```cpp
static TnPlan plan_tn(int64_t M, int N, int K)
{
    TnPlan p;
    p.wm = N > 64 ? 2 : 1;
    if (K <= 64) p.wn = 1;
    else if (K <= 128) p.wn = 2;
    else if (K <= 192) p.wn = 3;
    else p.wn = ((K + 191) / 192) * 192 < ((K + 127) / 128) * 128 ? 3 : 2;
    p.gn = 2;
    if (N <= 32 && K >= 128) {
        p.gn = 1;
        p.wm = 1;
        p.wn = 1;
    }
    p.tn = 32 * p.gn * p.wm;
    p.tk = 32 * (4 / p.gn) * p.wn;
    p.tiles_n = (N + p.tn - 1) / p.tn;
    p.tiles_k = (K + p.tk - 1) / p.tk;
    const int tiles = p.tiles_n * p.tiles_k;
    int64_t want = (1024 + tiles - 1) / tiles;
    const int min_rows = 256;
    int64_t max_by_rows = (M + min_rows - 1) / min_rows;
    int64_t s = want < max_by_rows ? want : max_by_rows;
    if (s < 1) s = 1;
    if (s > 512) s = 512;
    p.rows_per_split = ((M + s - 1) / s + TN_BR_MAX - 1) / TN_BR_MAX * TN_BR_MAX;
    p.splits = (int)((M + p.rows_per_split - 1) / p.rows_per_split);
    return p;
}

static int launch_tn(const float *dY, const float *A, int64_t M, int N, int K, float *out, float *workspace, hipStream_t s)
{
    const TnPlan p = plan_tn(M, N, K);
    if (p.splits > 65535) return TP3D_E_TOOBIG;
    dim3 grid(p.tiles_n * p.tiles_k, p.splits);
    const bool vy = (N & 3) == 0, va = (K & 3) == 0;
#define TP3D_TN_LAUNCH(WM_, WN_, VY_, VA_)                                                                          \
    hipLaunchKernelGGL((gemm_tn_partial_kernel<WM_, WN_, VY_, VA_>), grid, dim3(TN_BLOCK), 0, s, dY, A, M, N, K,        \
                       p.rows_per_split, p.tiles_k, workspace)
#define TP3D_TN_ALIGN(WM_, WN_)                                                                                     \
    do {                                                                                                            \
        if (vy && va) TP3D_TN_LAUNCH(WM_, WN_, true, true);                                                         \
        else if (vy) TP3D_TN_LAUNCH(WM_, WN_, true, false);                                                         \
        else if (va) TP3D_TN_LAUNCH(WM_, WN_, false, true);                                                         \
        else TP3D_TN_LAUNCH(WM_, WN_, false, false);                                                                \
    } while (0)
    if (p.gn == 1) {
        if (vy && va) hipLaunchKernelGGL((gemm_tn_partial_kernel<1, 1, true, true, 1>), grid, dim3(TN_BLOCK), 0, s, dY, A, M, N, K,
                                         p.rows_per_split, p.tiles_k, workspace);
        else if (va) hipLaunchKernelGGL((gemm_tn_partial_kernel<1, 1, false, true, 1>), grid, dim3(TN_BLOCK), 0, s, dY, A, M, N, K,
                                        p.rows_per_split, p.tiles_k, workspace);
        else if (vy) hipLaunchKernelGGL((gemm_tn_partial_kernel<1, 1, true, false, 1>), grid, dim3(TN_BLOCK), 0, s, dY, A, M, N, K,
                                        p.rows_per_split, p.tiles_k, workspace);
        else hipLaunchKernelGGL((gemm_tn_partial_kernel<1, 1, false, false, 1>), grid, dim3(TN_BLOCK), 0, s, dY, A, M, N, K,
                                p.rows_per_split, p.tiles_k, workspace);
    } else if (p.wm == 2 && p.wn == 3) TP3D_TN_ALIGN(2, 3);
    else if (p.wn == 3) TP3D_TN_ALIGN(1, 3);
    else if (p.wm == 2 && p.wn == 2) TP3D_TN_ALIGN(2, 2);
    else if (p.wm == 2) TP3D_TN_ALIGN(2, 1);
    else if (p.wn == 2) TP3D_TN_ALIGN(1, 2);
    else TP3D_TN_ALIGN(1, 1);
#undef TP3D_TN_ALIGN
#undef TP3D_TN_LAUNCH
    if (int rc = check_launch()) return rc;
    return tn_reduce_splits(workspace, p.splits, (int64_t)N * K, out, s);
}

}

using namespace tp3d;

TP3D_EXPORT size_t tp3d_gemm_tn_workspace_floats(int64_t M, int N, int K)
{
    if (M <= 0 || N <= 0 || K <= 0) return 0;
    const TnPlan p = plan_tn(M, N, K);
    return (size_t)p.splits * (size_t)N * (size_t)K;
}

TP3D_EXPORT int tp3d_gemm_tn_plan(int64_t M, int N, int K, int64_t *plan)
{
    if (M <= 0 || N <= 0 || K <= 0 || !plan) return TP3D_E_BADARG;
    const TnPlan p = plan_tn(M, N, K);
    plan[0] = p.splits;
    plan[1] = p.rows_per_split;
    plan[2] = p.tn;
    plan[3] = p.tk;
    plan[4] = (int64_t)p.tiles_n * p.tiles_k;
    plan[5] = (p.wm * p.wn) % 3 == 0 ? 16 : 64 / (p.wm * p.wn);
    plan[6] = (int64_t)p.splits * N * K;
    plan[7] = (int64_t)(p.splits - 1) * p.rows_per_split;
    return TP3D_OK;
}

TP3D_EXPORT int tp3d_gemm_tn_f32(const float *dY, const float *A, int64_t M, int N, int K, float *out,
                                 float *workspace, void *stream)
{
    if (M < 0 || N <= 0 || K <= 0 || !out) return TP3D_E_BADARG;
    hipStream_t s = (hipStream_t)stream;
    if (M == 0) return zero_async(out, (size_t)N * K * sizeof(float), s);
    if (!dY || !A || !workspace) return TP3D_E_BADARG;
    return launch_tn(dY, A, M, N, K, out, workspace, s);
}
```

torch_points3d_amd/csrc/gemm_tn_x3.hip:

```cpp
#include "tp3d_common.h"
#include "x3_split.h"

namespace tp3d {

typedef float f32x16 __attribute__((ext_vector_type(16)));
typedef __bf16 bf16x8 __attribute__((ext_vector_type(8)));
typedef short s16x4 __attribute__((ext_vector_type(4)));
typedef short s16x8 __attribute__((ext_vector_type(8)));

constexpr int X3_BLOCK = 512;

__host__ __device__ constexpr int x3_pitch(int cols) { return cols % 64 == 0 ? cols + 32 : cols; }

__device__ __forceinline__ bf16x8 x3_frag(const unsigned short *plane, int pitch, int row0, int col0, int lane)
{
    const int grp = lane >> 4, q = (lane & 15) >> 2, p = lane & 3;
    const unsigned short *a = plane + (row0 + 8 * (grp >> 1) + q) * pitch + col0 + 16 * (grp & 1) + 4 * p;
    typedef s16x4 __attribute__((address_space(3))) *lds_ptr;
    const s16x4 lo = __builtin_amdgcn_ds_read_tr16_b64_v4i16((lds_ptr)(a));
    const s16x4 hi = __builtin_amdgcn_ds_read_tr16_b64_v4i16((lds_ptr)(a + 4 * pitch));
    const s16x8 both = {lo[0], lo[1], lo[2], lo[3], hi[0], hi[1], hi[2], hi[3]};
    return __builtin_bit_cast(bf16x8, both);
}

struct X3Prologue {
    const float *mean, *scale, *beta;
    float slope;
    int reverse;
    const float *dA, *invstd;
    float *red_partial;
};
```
+++
▶ Description of the task: Write out the entries above once more, without altering anything.

▶ Problem solution:
```cpp
static TnPlan plan_tn(int64_t M, int N, int K)
{
    TnPlan p;
    p.wm = N > 64 ? 2 : 1;
    if (K <= 64) p.wn = 1;
    else if (K <= 128) p.wn = 2;
    else if (K <= 192) p.wn = 3;
    else p.wn = ((K + 191) / 192) * 192 < ((K + 127) / 128) * 128 ? 3 : 2;
    p.gn = 2;
    if (N <= 32 && K >= 128) {
        p.gn = 1;
        p.wm = 1;
        p.wn = 1;
    }
    p.tn = 32 * p.gn * p.wm;
    p.tk = 32 * (4 / p.gn) * p.wn;
    p.tiles_n = (N + p.tn - 1) / p.tn;
    p.tiles_k = (K + p.tk - 1) / p.tk;
    const int tiles = p.tiles_n * p.tiles_k;
    int64_t want = (1024 + tiles - 1) / tiles;
    const int min_rows = 256;
    int64_t max_by_rows = (M + min_rows - 1) / min_rows;
    int64_t s = want < max_by_rows ? want : max_by_rows;
    if (s < 1) s = 1;
    if (s > 512) s = 512;
    p.rows_per_split = ((M + s - 1) / s + TN_BR_MAX - 1) / TN_BR_MAX * TN_BR_MAX;
    p.splits = (int)((M + p.rows_per_split - 1) / p.rows_per_split);
    return p;
}

static int launch_tn(const float *dY, const float *A, int64_t M, int N, int K, float *out, float *workspace, hipStream_t s)
{
    const TnPlan p = plan_tn(M, N, K);
    if (p.splits > 65535) return TP3D_E_TOOBIG;
    dim3 grid(p.tiles_n * p.tiles_k, p.splits);
    const bool vy = (N & 3) == 0, va = (K & 3) == 0;
#define TP3D_TN_LAUNCH(WM_, WN_, VY_, VA_)                                                                          \
    hipLaunchKernelGGL((gemm_tn_partial_kernel<WM_, WN_, VY_, VA_>), grid, dim3(TN_BLOCK), 0, s, dY, A, M, N, K,        \
                       p.rows_per_split, p.tiles_k, workspace)
#define TP3D_TN_ALIGN(WM_, WN_)                                                                                     \
    do {                                                                                                            \
        if (vy && va) TP3D_TN_LAUNCH(WM_, WN_, true, true);                                                         \
        else if (vy) TP3D_TN_LAUNCH(WM_, WN_, true, false);                                                         \
        else if (va) TP3D_TN_LAUNCH(WM_, WN_, false, true);                                                         \
        else TP3D_TN_LAUNCH(WM_, WN_, false, false);                                                                \
    } while (0)
    if (p.gn == 1) {
        if (vy && va) hipLaunchKernelGGL((gemm_tn_partial_kernel<1, 1, true, true, 1>), grid, dim3(TN_BLOCK), 0, s, dY, A, M, N, K,
                                         p.rows_per_split, p.tiles_k, workspace);
        else if (va) hipLaunchKernelGGL((gemm_tn_partial_kernel<1, 1, false, true, 1>), grid, dim3(TN_BLOCK), 0, s, dY, A, M, N, K,
                                        p.rows_per_split, p.tiles_k, workspace);
        else if (vy) hipLaunchKernelGGL((gemm_tn_partial_kernel<1, 1, true, false, 1>), grid, dim3(TN_BLOCK), 0, s, dY, A, M, N, K,
                                        p.rows_per_split, p.tiles_k, workspace);
        else hipLaunchKernelGGL((gemm_tn_partial_kernel<1, 1, false, false, 1>), grid, dim3(TN_BLOCK), 0, s, dY, A, M, N, K,
                                p.rows_per_split, p.tiles_k, workspace);
    } else if (p.wm == 2 && p.wn == 3) TP3D_TN_ALIGN(2, 3);
    else if (p.wn == 3) TP3D_TN_ALIGN(1, 3);
    else if (p.wm == 2 && p.wn == 2) TP3D_TN_ALIGN(2, 2);
    else if (p.wm == 2) TP3D_TN_ALIGN(2, 1);
    else if (p.wn == 2) TP3D_TN_ALIGN(1, 2);
    else TP3D_TN_ALIGN(1, 1);
#undef TP3D_TN_ALIGN
#undef TP3D_TN_LAUNCH
    if (int rc = check_launch()) return rc;
    return tn_reduce_splits(workspace, p.splits, (int64_t)N * K, out, s);
}

}

using namespace tp3d;

TP3D_EXPORT size_t tp3d_gemm_tn_workspace_floats(int64_t M, int N, int K)
{
    if (M <= 0 || N <= 0 || K <= 0) return 0;
    const TnPlan p = plan_tn(M, N, K);
    return (size_t)p.splits * (size_t)N * (size_t)K;
}

TP3D_EXPORT int tp3d_gemm_tn_plan(int64_t M, int N, int K, int64_t *plan)
{
    if (M <= 0 || N <= 0 || K <= 0 || !plan) return TP3D_E_BADARG;
    const TnPlan p = plan_tn(M, N, K);
    plan[0] = p.splits;
    plan[1] = p.rows_per_split;
    plan[2] = p.tn;
    plan[3] = p.tk;
    plan[4] = (int64_t)p.tiles_n * p.tiles_k;
    plan[5] = (p.wm * p.wn) % 3 == 0 ? 16 : 64 / (p.wm * p.wn);
    plan[6] = (int64_t)p.splits * N * K;
    plan[7] = (int64_t)(p.splits - 1) * p.rows_per_split;
    return TP3D_OK;
}

TP3D_EXPORT int tp3d_gemm_tn_f32(const float *dY, const float *A, int64_t M, int N, int K, float *out,
                                 float *workspace, void *stream)
{
    if (M < 0 || N <= 0 || K <= 0 || !out) return TP3D_E_BADARG;
    hipStream_t s = (hipStream_t)stream;
    if (M == 0) return zero_async(out, (size_t)N * K * sizeof(float), s);
    if (!dY || !A || !workspace) return TP3D_E_BADARG;
    return launch_tn(dY, A, M, N, K, out, workspace, s);
}
```

torch_points3d_amd/csrc/gemm_tn_x3.hip:

```cpp
#include "tp3d_common.h"
#include "x3_split.h"

namespace tp3d {

typedef float f32x16 __attribute__((ext_vector_type(16)));
typedef __bf16 bf16x8 __attribute__((ext_vector_type(8)));
typedef short s16x4 __attribute__((ext_vector_type(4)));
typedef short s16x8 __attribute__((ext_vector_type(8)));

constexpr int X3_BLOCK = 512;

__host__ __device__ constexpr int x3_pitch(int cols) { return cols % 64 == 0 ? cols + 32 : cols; }

__device__ __forceinline__ bf16x8 x3_frag(const unsigned short *plane, int pitch, int row0, int col0, int lane)
{
    const int grp = lane >> 4, q = (lane & 15) >> 2, p = lane & 3;
    const unsigned short *a = plane + (row0 + 8 * (grp >> 1) + q) * pitch + col0 + 16 * (grp & 1) + 4 * p;
    typedef s16x4 __attribute__((address_space(3))) *lds_ptr;
    const s16x4 lo = __builtin_amdgcn_ds_read_tr16_b64_v4i16((lds_ptr)(a));
    const s16x4 hi = __builtin_amdgcn_ds_read_tr16_b64_v4i16((lds_ptr)(a + 4 * pitch));
    const s16x8 both = {lo[0], lo[1], lo[2], lo[3], hi[0], hi[1], hi[2], hi[3]};
    return __builtin_bit_cast(bf16x8, both);
}

struct X3Prologue {
    const float *mean, *scale, *beta;
    float slope;
    int reverse;
    const float *dA, *invstd;
    float *red_partial;
};
```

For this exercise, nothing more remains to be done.